Everything Connected, Nothing Changed
Traditional methods of connecting address-centric datasets inevitably limit the usable output. This is because the unifying keys, or ‘universal’ identifiers, adopted to date are themselves limited. Each separate feed is, therefore, partially matched, irrespective of the quality of the matching process. In the combination of multiple feeds, this reduction in data utilisation is compounded.
Data Fabric promotes full data consumption by connecting everything (pretty much) and changing nothing (pretty much). The connections are achieved through a proprietary grid of positions, called HPIDs, against which the data is placed. The HPIDs sit underneath all other keys, so to speak, providing the deepest level of connection without changing the data itself. So previously siloed data both within and across providers can be viewed in full and as part of the whole. At Harness we feel this is compelling for data owners and end-users alike.
This ‘already connected’, unlimited, view of the data provides an open pathway for Data Fabric subscribers to define and create data journeys. The journey is the application of limit (cleansing, business logic, discrimination, segmentation etc.) to satisfy a given use case. One such journey is the latest Harness price per square metre (PPSM) release which connects data from four Open Government datasets:
- HM Land Registry Price Paid (price and transaction date)
- MHCLG Non-Domestic EPC (floor area)
- MHCLG Domestic EPC (floor area)
- VOA Rating List (floor area)
This results in circa 16.7 million usable PPSM records for circa 25.9 million ‘Data Fabricd’ Land Registry sales, to end of February 2021, for residential and commercial real estate in England and Wales.
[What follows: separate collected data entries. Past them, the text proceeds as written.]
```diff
-                                                    unsigned char* trace_slabs, int64_t slab_bytes, int32_t* wide_list, int32_t* wide_count, uint32_t dbg,
-                                                    const int32_t* list_b, const uint32_t* count_b_p) {
-  __shared__ __attribute__((aligned(16))) unsigned char lds_raw[SUB_LDS_BYTES];
+constexpr uint32_t OPEN_DBG_ONE_WAVE = 1u << 29, OPEN_DBG_CLK = 1u << 28;
+constexpr int OPEN_XW_BYTES = 2 * 4 * 16;
+constexpr int OPEN_LDS_BYTES = SUB_LDS_BYTES + OPEN_XW_BYTES + WG_MAX_ROWS * WG_COLS;
+#ifdef MIA_HIP_ALT_PATHS
+__device__ unsigned long long g_open_clk[4 * 16];
+#endif
+__global__ __launch_bounds__(256) void k_align_open(ReadSet rs, RefInfo ref, const int32_t* pssm2, PackSet ps, const int32_t* list, const uint32_t* count_p,
+                                                     unsigned char* trace_slabs, int64_t slab_bytes, int32_t* wide_list, int32_t* wide_count, uint32_t dbg,
+                                                     const int32_t* list_b, const uint32_t* count_b_p) {
+  __shared__ __attribute__((aligned(16))) unsigned char lds_raw[OPEN_LDS_BYTES];
   const int count_a = (int)*count_p, count = count_a + (list_b ? (int)*count_b_p : 0);
   __builtin_amdgcn_s_setprio(3);
+  const bool wave0 = threadIdx.x < 64u;
+  unsigned long long* clk = nullptr;
+#ifdef MIA_HIP_ALT_PATHS
+  __shared__ unsigned long long clk_s[9];
+  if (dbg & OPEN_DBG_CLK) clk = clk_s;
+#endif
   DevWave wave(lds_raw, trace_slabs + (int64_t)blockIdx.x * slab_bytes);
+  DevGroup group(lds_raw, reinterpret_cast<uint4*>(lds_raw + SUB_LDS_BYTES), lds_raw + SUB_LDS_BYTES + OPEN_XW_BYTES, clk);
   for (int w = blockIdx.x; w < count; w += gridDim.x) {
+#ifdef MIA_HIP_ALT_PATHS
+    if (clk && threadIdx.x == 0) { for (int k = 1; k < 9; k++) clk[k] = 0; clk[0] = __builtin_amdgcn_s_memtime(); }
+#endif
     const int i = w < count_a ? list[w] : list_b[w - count_a];
-    if (!rs.sk[i]) { if (wave.lane() == 0) rs.status[i] = ST_SKIPPED; continue; }
+    if (!rs.sk[i]) { if (threadIdx.x == 0) rs.status[i] = ST_SKIPPED; continue; }
     AlignArgs a;
     int s, l1;
     const int len2 = rs.len[i];
     read_window(ref, rs.as[i], rs.ae[i], len2, &s, &l1);
-    const int ci = classify(len2, l1, ps, 0);
+    int ci = classify(len2, l1, ps, 0);
+    a.trace_stride = (uint32_t)((l1 + 3) & ~3);
+    const bool as_group = ci == 0 && len2 <= WG_MAX_ROWS && !(dbg & OPEN_DBG_ONE_WAVE);
+    if (ci != BIN_WIDE && !as_group && (int64_t)len2 * a.trace_stride > slab_bytes) ci = BIN_WIDE;
     if (ci == BIN_WIDE) {
-      if (wave.lane() == 0) { const int q = atomicAdd(wide_count, 1); wide_list[q] = i; }
+      if (threadIdx.x == 0) { const int q = atomicAdd(wide_count, 1); wide_list[q] = i; }
       continue;
     }
     a.ref_codes = ref.codes;
@@ -412,14 +432,18 @@
     a.sg5 = 1;
     a.pk = ps.p[ci];
     a.lds_sub = 0;
-    a.trace_stride = (uint32_t)((l1 + 3) & ~3);
     a.cols_out = rs.cols + (int64_t)i * rs.stride;
-    a.dbg = dbg;
-    AlignResult r;
-    if (ci == 0) r = WindowAligner<DevWave, 4>::run(wave, a);
-    else if (ci == 1) r = WindowAligner<DevWave, 8>::run(wave, a);
-    else r = WindowAligner<DevWave, 12>::run(wave, a);
-    if (wave.lane() == 0) {
+    a.dbg = dbg & 7u;
+    group.stamp(1);
+    AlignResult r{};
+    if (as_group) r = GroupAligner<DevGroup>::run(group, a);
+    else if (wave0) {
+      if (ci == 0) r = WindowAligner<DevWave, 4>::run(wave, a);
+      else if (ci == 1) r = WindowAligner<DevWave, 8>::run(wave, a);
+      else r = WindowAligner<DevWave, 12>::run(wave, a);
+      group.stamp(7);
+    }
+    if (threadIdx.x == 0) {
       if (r.status & ST_ESCAPE) {
         const int q = atomicAdd(wide_count, 1);
         wide_list[q] = i;
@@ -431,8 +455,17 @@
         rs.ae[i] = r.aec + s;
       }
       rs.status[i] = r.status;
-    }
-    wave.lds_fence();
+#ifdef MIA_HIP_ALT_PATHS
+      if (clk) {
+        clk[8] = __builtin_amdgcn_s_memtime();
+        const int row = (as_group ? 0 : 2) + ((r.aec - r.abc) != (len2 - 1 - r.abr) ? 1 : 0);
+        for (int k = 1; k < 9; k++) if (!clk[k]) clk[k] = clk[k - 1];
+        for (int k = 0; k < 8; k++) atomicAdd(&g_open_clk[row * 16 + k], clk[k + 1] - clk[k]);
+        atomicAdd(&g_open_clk[row * 16 + 15], 1ull);
+      }
+#endif
+    }
+    __syncthreads();
   }
 }
 
diff --git a/mapping-iterative-assembler_amd/csrc/wave_dev.h b/mapping-iterative-assembler_amd/csrc/wave_dev.h
--- a/mapping-iterative-assembler_amd/csrc/wave_dev.h
+++ b/mapping-iterative-assembler_amd/csrc/wave_dev.h
@@ -168,4 +168,57 @@
   }
 };
 
+struct DevWaveLdsTrace : DevWave {
+  const unsigned char* ltrace;
+  __device__ __forceinline__ DevWaveLdsTrace(unsigned char* l, const unsigned char* t) : DevWave(l, nullptr), ltrace(t) {}
+  __device__ __forceinline__ U tr_r8(U off, M ok) const { return ok ? (U)ltrace[off] : 0u; }
+};
+
+struct DevGroup {
+  typedef uint32_t U;
+  typedef bool M;
+  unsigned char* lds;
+  unsigned char* ltrace;
+  uint4* xw;
+  unsigned long long* clk;
+  DevWaveLdsTrace w0;
+
+  __device__ __forceinline__ DevGroup(unsigned char* sub, uint4* words, unsigned char* trace, unsigned long long* stamps)
+      : lds(sub), ltrace(trace), xw(words), clk(stamps), w0(sub, trace) {}
+
+  __device__ __forceinline__ U tid() const { return threadIdx.x; }
+  __device__ __forceinline__ U lane() const { return threadIdx.x & 63u; }
+  __device__ __forceinline__ U wave_id() const { return (U)__builtin_amdgcn_readfirstlane((int)(threadIdx.x >> 6)); }
+  __device__ __forceinline__ bool first_wave() const { return threadIdx.x < 64u; }
+  __device__ __forceinline__ DevWaveLdsTrace& wave0() { return w0; }
+  __device__ __forceinline__ void barrier() const { __syncthreads(); }
+  __device__ __forceinline__ void stamp(int k) const { if (clk && threadIdx.x == 0) clk[k] = __builtin_amdgcn_s_memtime(); }
+  __device__ __forceinline__ static uint32_t uniform(U v) { return (uint32_t)__builtin_amdgcn_readfirstlane((int)v); }
+
+  __device__ __forceinline__ U shr1(U x, U fill) const {
+    return (U)__builtin_amdgcn_update_dpp((int)fill, (int)x, DPP_WAVE_SHR1, 0xF, 0xF, false);
+  }
+  __device__ __forceinline__ U scan_max(U v) const { return w0.scan_max(v); }
+  __device__ __forceinline__ static U umax(U a, U b) { return a > b ? a : b; }
+  __device__ __forceinline__ static U umin(U a, U b) { return a < b ? a : b; }
+  __device__ __forceinline__ static U umax3(U a, U b, U c) { return umax(umax(a, b), c); }
+  __device__ __forceinline__ static U sel(M c, U a, U b) { return c ? a : b; }
+  __device__ __forceinline__ static U sext_lo(U x) { return DevWave::sext_lo(x); }
+  __device__ __forceinline__ static U sext_hi(U x) { return DevWave::sext_hi(x); }
+  __device__ __forceinline__ static U udiv5(U e) { return e / 5u; }
+  __device__ __forceinline__ static U depth(U row, uint32_t len) { return (U)sm_depth((int)row, (int)len); }
+  __device__ __forceinline__ static U gload_u8(const uint8_t* p, U i, M ok) { return ok ? (U)p[i] : 0u; }
+  __device__ __forceinline__ static U gload_i32(const int32_t* p, U i, M ok) { return ok ? (U)p[i] : 0u; }
+  __device__ __forceinline__ void lds_w16(U off, U v, M ok) const { if (ok) *reinterpret_cast<uint16_t*>(lds + off) = (uint16_t)v; }
+  __device__ __forceinline__ U lds_r32(U off) const { return *reinterpret_cast<const uint32_t*>(lds + off); }
+  __device__ __forceinline__ void tr_w8(U off, U v) const { ltrace[off] = (unsigned char)v; }
+  __device__ __forceinline__ void xw_put4(int buf, U a, U b, U c, U d) const {
+    if ((threadIdx.x & 63u) == 63u) xw[buf * 4 + (threadIdx.x >> 6)] = make_uint4(a, b, c, d);
+  }
+  __device__ __forceinline__ void xw_get4(int buf, int k, U out[4]) const {
+    const uint4 v = xw[buf * 4 + k];
+    out[0] = v.x; out[1] = v.y; out[2] = v.z; out[3] = v.w;
+  }
+};
+
 }
```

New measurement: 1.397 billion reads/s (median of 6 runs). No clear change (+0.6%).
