static Theta make_theta(const double* t) {
  Theta th;
  th.sigma0 = t[0]; th.eps0x = t[1]; th.eps0y = t[2]; th.logbeta = t[3]; th.logrho = t[4]; th.amp = t[5];
  th.eb = std::exp(t[3]);
  th.er = std::exp(t[4]);
  return th;
}

static int check_limits(const double* theta, const double* lower, const double* upper) {
  static const char* names[6] = {"sigma_0", "eps_0x", "eps_0y", "-2log2beta", "-log2rho2", "Amp"};
  for (int i = 0; i < 6; ++i) {
    if (!(lower[i] <= theta[i] && theta[i] <= upper[i])) {
      char buf[256];
      snprintf(buf, sizeof buf, "%s = %.4f is not within the limits of %g and %g", names[i], theta[i], lower[i],
               upper[i]);
      set_error(buf);
      return -2;
    }
  }
  return 0;
}

int ensure_side_stream(gpfit_ctx* c) {
  if (c->side) return 0;
  int least = 0, greatest = 0;
  GP_HIP(hipDeviceGetStreamPriorityRange(&least, &greatest));
  GP_HIP(hipStreamCreateWithPriority(&c->side, hipStreamNonBlocking, least));
  return 0;
}

template <typename T>
static int dev_alloc(gpfit_ctx* c, T** p, size_t count) {
  void* q = nullptr;
  GP_HIP(hipMalloc(&q, count * sizeof(T)));
  c->allocs.push_back(q);
  *p = (T*)q;
  return 0;
}

template <typename R>
static R* ws_as(double* b) { return reinterpret_cast<R*>(b); }

static void fill_out_of_box(double* out) {
  const double inf = std::numeric_limits<double>::infinity();
  out[OUT_LOSS] = inf;
  out[OUT_LOGLIK] = out[OUT_KL] = std::numeric_limits<double>::quiet_NaN();
  for (int i = 0; i < 6; ++i) out[OUT_GRAD + i] = inf;
}

struct Admitted { int d, dp; Theta th; };
static int admit(gpfit_ctx* c, const char* name, const char* whose, const double* theta, const double* lower,
                 const double* upper, int n_rows, int n_cols, int np, double* out, Admitted* a) {
  if (lower && upper && check_limits(theta, lower, upper) != 0) {
    fill_out_of_box(out);
    return -2;
  }
  if (np > c->np_cap || n_rows * n_cols > c->dfull_cap) {
    set_error(std::string(name) + ": problem larger than " + whose + " capacity");
    return -3;
  }
  a->d = compute_mask(theta, n_rows, n_cols, nullptr, c->pix_host);
  a->dp = (int)round_up(a->d, 32);
  if (a->d <= 0 || a->dp > c->dp_cap) {
    set_error(std::string(name) + ": masked pixel count is zero or exceeds " + whose + " capacity");
    return -3;
  }
  a->th = make_theta(theta);
  return 0;
}

template <typename R>
static int build_metric(gpfit_ctx* c, hipStream_t s, const Theta& th, int d, int dp, int n_rows, int n_cols) {
  return launch_localker<R>(th, c->pix, d, dp, n_rows, n_cols, ws_as<R>(c->Cmat), dp, nullptr, s);
}
template <typename R>
static int kernel_side(gpfit_ctx* c, Lane lane, const R* X, int64_t ldx, int n, int np, int d, int dp, double s0sq,
                       R* Xt, R* XCt, R* Xm, R* Kvec, R* q) {
  const int64_t ld = np;
  const hipStream_t s = lane.s;
  GP_TRY(launch_gather(X, ldx, n, c->pix, d, dp, np, Xt, ld, Xm, dp, s));
  GP_TRY(product(lane, {dp, np, dp}, 1.0, trans(mat(ws_as<R>(c->Cmat), dp)), plain(mat(Xt, ld)), into(mat(XCt, ld))));
  return launch_qvec(Xt, XCt, ld, dp, n, np, s0sq, Kvec, q, s);
}
template <typename R>
static int gram_square(hipStream_t s, const R* XCt, const R* Xt, const R* q, R* Kout, R* Cos, int n, int np, int dp,
                       double s0sq, int mirror) {
  GramArgsT<R> g{};
  g.XCt = XCt; g.Xt = Xt; g.q1 = q; g.q2 = q; g.Kout = Kout; g.Cos = Cos;
  g.ld1 = np; g.ld2 = np; g.ldk = np; g.np1 = np; g.np2 = np; g.nv1 = n; g.nv2 = n; g.Kd = dp;
  g.s0sq = s0sq; g.lower = 1; g.pad_identity = 1;
  g.mirror = mirror;
  ProfScope ps(s, (double)np * (np + TILE) * dp, 2);
  return launch_gram(g, s);
}
template <typename R>
static int build_kernel(gpfit_ctx* c, Lane lane, const Theta& th, int d, int dp, int n_rows, int n_cols, const R* X,
                        int64_t ldx, int n, int np, int mirror) {
  const double s0sq = th.sigma0 * th.sigma0;
  const hipStream_t s = lane.s;
  GP_TRY(build_metric<R>(c, s, th, d, dp, n_rows, n_cols));
  GP_TRY(kernel_side<R>(c, lane, X, ldx, n, np, d, dp, s0sq, ws_as<R>(c->Xt), ws_as<R>(c->XCt), ws_as<R>(c->Xm),
                        ws_as<R>(c->Kvec), ws_as<R>(c->q)));
  return gram_square<R>(s, ws_as<R>(c->XCt), ws_as<R>(c->Xt), ws_as<R>(c->q), ws_as<R>(c->Kbuf), ws_as<R>(c->Cos), n, np,
                        dp, s0sq, mirror);
}

template <typename R>
static int solve_mean(gpfit_ctx* c, int np, bool blocks, hipStream_t s) {
  const int64_t ld = np;
  R *m = ws_as<R>(c->mpad), *y = ws_as<R>(c->yv), *b = ws_as<R>(c->bv);
  if (!blocks) {
    GP_TRY(launch_trmv_lower(ws_as<R>(c->Libuf), ld, np, m, y, s));
    GP_TRY(launch_dot(y, y, np, c->scal + S_MKM, s));
    return launch_trmv_lower_t(ws_as<R>(c->Libuf), ld, np, y, b, c->trmv_part, s);
  }
  const int kt = np / TILE, n1 = ((kt + 1) / 2) * TILE, n2 = np - n1;
  const R *A = ws_as<R>(c->Libuf), *C = A + (int64_t)n1 * ld + n1, *L21 = ws_as<R>(c->Lbuf) + (int64_t)n1 * ld;
  GP_TRY(launch_trmv_lower(A, ld, n1, m, y, s));
  GP_TRY(launch_gemv_sub(L21, ld, n2, n1, y, m + n1, b + n1, s));
  GP_TRY(launch_trmv_lower(C, ld, n2, b + n1, y + n1, s));
  GP_TRY(launch_dot(y, y, np, c->scal + S_MKM, s));
  GP_TRY(launch_trmv_lower_t(C, ld, n2, y + n1, b + n1, c->trmv_part, s));
  GP_TRY(launch_gemv_t_sub(L21, ld, n2, n1, b + n1, y, b, c->trmv_part, s));
  return launch_trmv_lower_t(A, ld, n1, b, b, c->trmv_part, s);
}

template <typename R>
static int adjoint_pass(gpfit_ctx* c, hipStream_t s, const R* W, const R* Cos, const R* bv, const R* q, const R* wl, int n,
                        int np, R* A, R* tvec) {
  GP_TRY(launch_adjoint(W, Cos, (int64_t)np, bv, q, n, np, A, c->upart, c->vpart, c->sumA_part, s));
  const int t64 = np / 64;
  return launch_adjoint_reduce(c->upart, c->vpart, c->sumA_part, t64, t64 * (t64 + 1) / 2, q, wl, n, np, tvec, c->rpad,
                               c->scal + S_ADJ, s);
}
template <typename R>
static int xty(gpfit_ctx* c, hipStream_t s, const R* Xa, const R* Yb, int np, int dp, R* out, bool prof, bool sym = false) {
  GemmArgsT<R> g = product_args(Lane{s, nullptr}, {dp, dp, np}, 1.0, trans(mat(Xa, dp)), plain(mat(Yb, dp)),
                                into(mat(ws_as<R>(c->Mpart), dp)));
  g.split_k = c->split_k_M; g.sC = (int64_t)dp * dp;
  const GemmRoute r = gemm_route(g);
  if (prof) {
    ProfScope ps(s, g_prof ? gemm_flops(g, r.tile) : 0.0, (g_prof && r.tile != TILE) ? 3 : 0);
    GP_TRY(launch_gemm(g, r, s));
  } else {
    GP_TRY(launch_gemm(g, r, s));
  }
  if (sym) return launch_reduce_slices_sym(ws_as<R>(c->Mpart), (int64_t)dp * dp, c->split_k_M, out, dp, s);
  return launch_reduce_slices(ws_as<R>(c->Mpart), (int64_t)dp * dp, c->split_k_M, out, (int64_t)dp * dp, s);
}
static int pullback_slabs(int np, int dp) {
  const int nt = np / SLAB_TILE;
  return std::max(1, std::min(nt >= 32 ? 4 : (nt >= 8 ? 2 : 1), np / dp));
}
template <typename R>
static int lambda_t_x_list(Lane lane, const Operand<R>& a, const Operand<R>& b, const Mat<R>& Y, const Mat<R>& scratch, int np, int dp) {
  const int cnt = Y.cnt;
  if (cnt <= 0 || cnt > GEMM_MAXB) return cnt == 0 ? 0 : -3;
  const int slabs = pullback_slabs(np, dp);
  const SlabPlan sp = slab_plan(np, slabs);
  const bool direct = sp.live == 1;
  const Output<R> c = into(direct ? Y : scratch);
  GemmArgsT<R> g = cnt > 1 ? batch_args(lane, {np, dp, np}, 1.0, a, b, c) : product_args(lane, {np, dp, np}, 1.0, a, b, c);
  g.k_slabs = slabs;
  g.sC = (int64_t)np * dp;
  GP_TRY(run_gemm(lane.s, g));
  if (direct) return 0;
  for (int i = 0; i < cnt; ++i)
    GP_TRY(launch_reduce_slabs(scratch.p[i], (int64_t)np * dp, sp.live, sp.ks * SLAB_TILE, Y.p[i], np, dp, lane.s));
  return 0;
}
static int pullback_to_metric(gpfit_ctx* c, Lane lane, const double* W, const double* Cos, const double* q, int n,
                              int np, int dp, double* A, const double* Xm, double* scratch) {
  const hipStream_t s = lane.s;
  GP_TRY(adjoint_pass<double>(c, s, W, Cos, c->bv, q, c->wl, n, np, A, c->tvec));
  GP_TRY(lambda_t_x_list(lane, trans(tril(mat(A, np))), plain(mat(Xm, dp)), mat(c->Ybuf, dp), mat(scratch, dp), np, dp));
  GP_TRY(launch_rowscale_add(c->Ybuf, dp, Xm, dp, c->tvec, np, dp, s, 0.5));
  return xty<double>(c, s, Xm, c->Ybuf, np, dp, c->Mmat, false, true);
}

These connections form a small part of the wider Data Fabric platform. Looking across the keys in the PPSM data to other datasets which are not included, for example, shows how the output could be extended to incorporate other atomic data elements from any source in the system. Analysing across sources we see the following counts, equating to the number of unique keys from each connected feed. The total number of connecting keys of each source are included for completeness and to show the degree of intersection.
|Supplier||Dataset||Key name||Connecting keys in/to PPSM||Total system connecting keys|
|Ordnance Survey||AddressBase Premium (in PPSM)||UPRN||8,235,705||38,189,195|
|HMLR||Price Paid (in PPSM)||GUID||16,707,658||25,914,817|
|MHCLG||Domestic EPC (in PPSM)||LmkKey||9,448,930||20,125,562|
|MHCLG||Non-Domestic EPC (in PPSM)||LmkKey||90,017||923,599|
|VOA||VOA Rating List (in PPSM)||UARN||8,307||3,153,853|
|Companies House||Basic Company Data||CompanyNumber||1,524,190||6,639,210|
|Companies House||Persons With Significant Control||ETag||1,905,913||9,602,530|
|HMLR||Land Registry Titles+||TitleNumber||8,730,970||26,091,791|
|HMLR||Land Registry Title Owners+||CompanyId||704,059||813,329|
|Food Standards Agency||Food Hygiene Ratings Scheme||FHRSID||33,316||603,560|
The table presents the connection profile from the perspective of the PPSM data journey. As might be expected in this case, the HMLR price paid GUIDs are the most numerous – one for each record. The ratio of GUIDs to HPIDs gives an average of 1.9 transactions per property object. Title numbers are known for the majority because the platform compiles into a single view rather than in-part and across multiple feeds. At the system level, there are currently 66.8m address-positions to which data can be pinned enabled by HPIDs.
About Data Fabric
Data Fabric gives the most upstream view of the data possible, or maximum data utilisation. That is, almost all the data is surfaced as a connected whole because the grid of HPIDs is not limited by existing perspectives. Most of the connected data is sourced under the Open Government Licence v3.0 though any address centric feed can be added as the platform is completely modular. For example, the Experian Shop*Point data has recently been included. This is exciting because it represents the first inclusion of commercially available data beyond the essential AddressBase Premium.
This approach delivers a double effect on data utilisation rates. That is:
- there are more positions (enabled by HPIDs) to which data can be pinned, and
- the understanding of connections surfaces more existing identifiers to match against.
Data Fabric allows consumption of all these data sets without spending lots of time, resource and money ingesting and connecting the data. The sources are ready to go and connected at the most atomic level possible.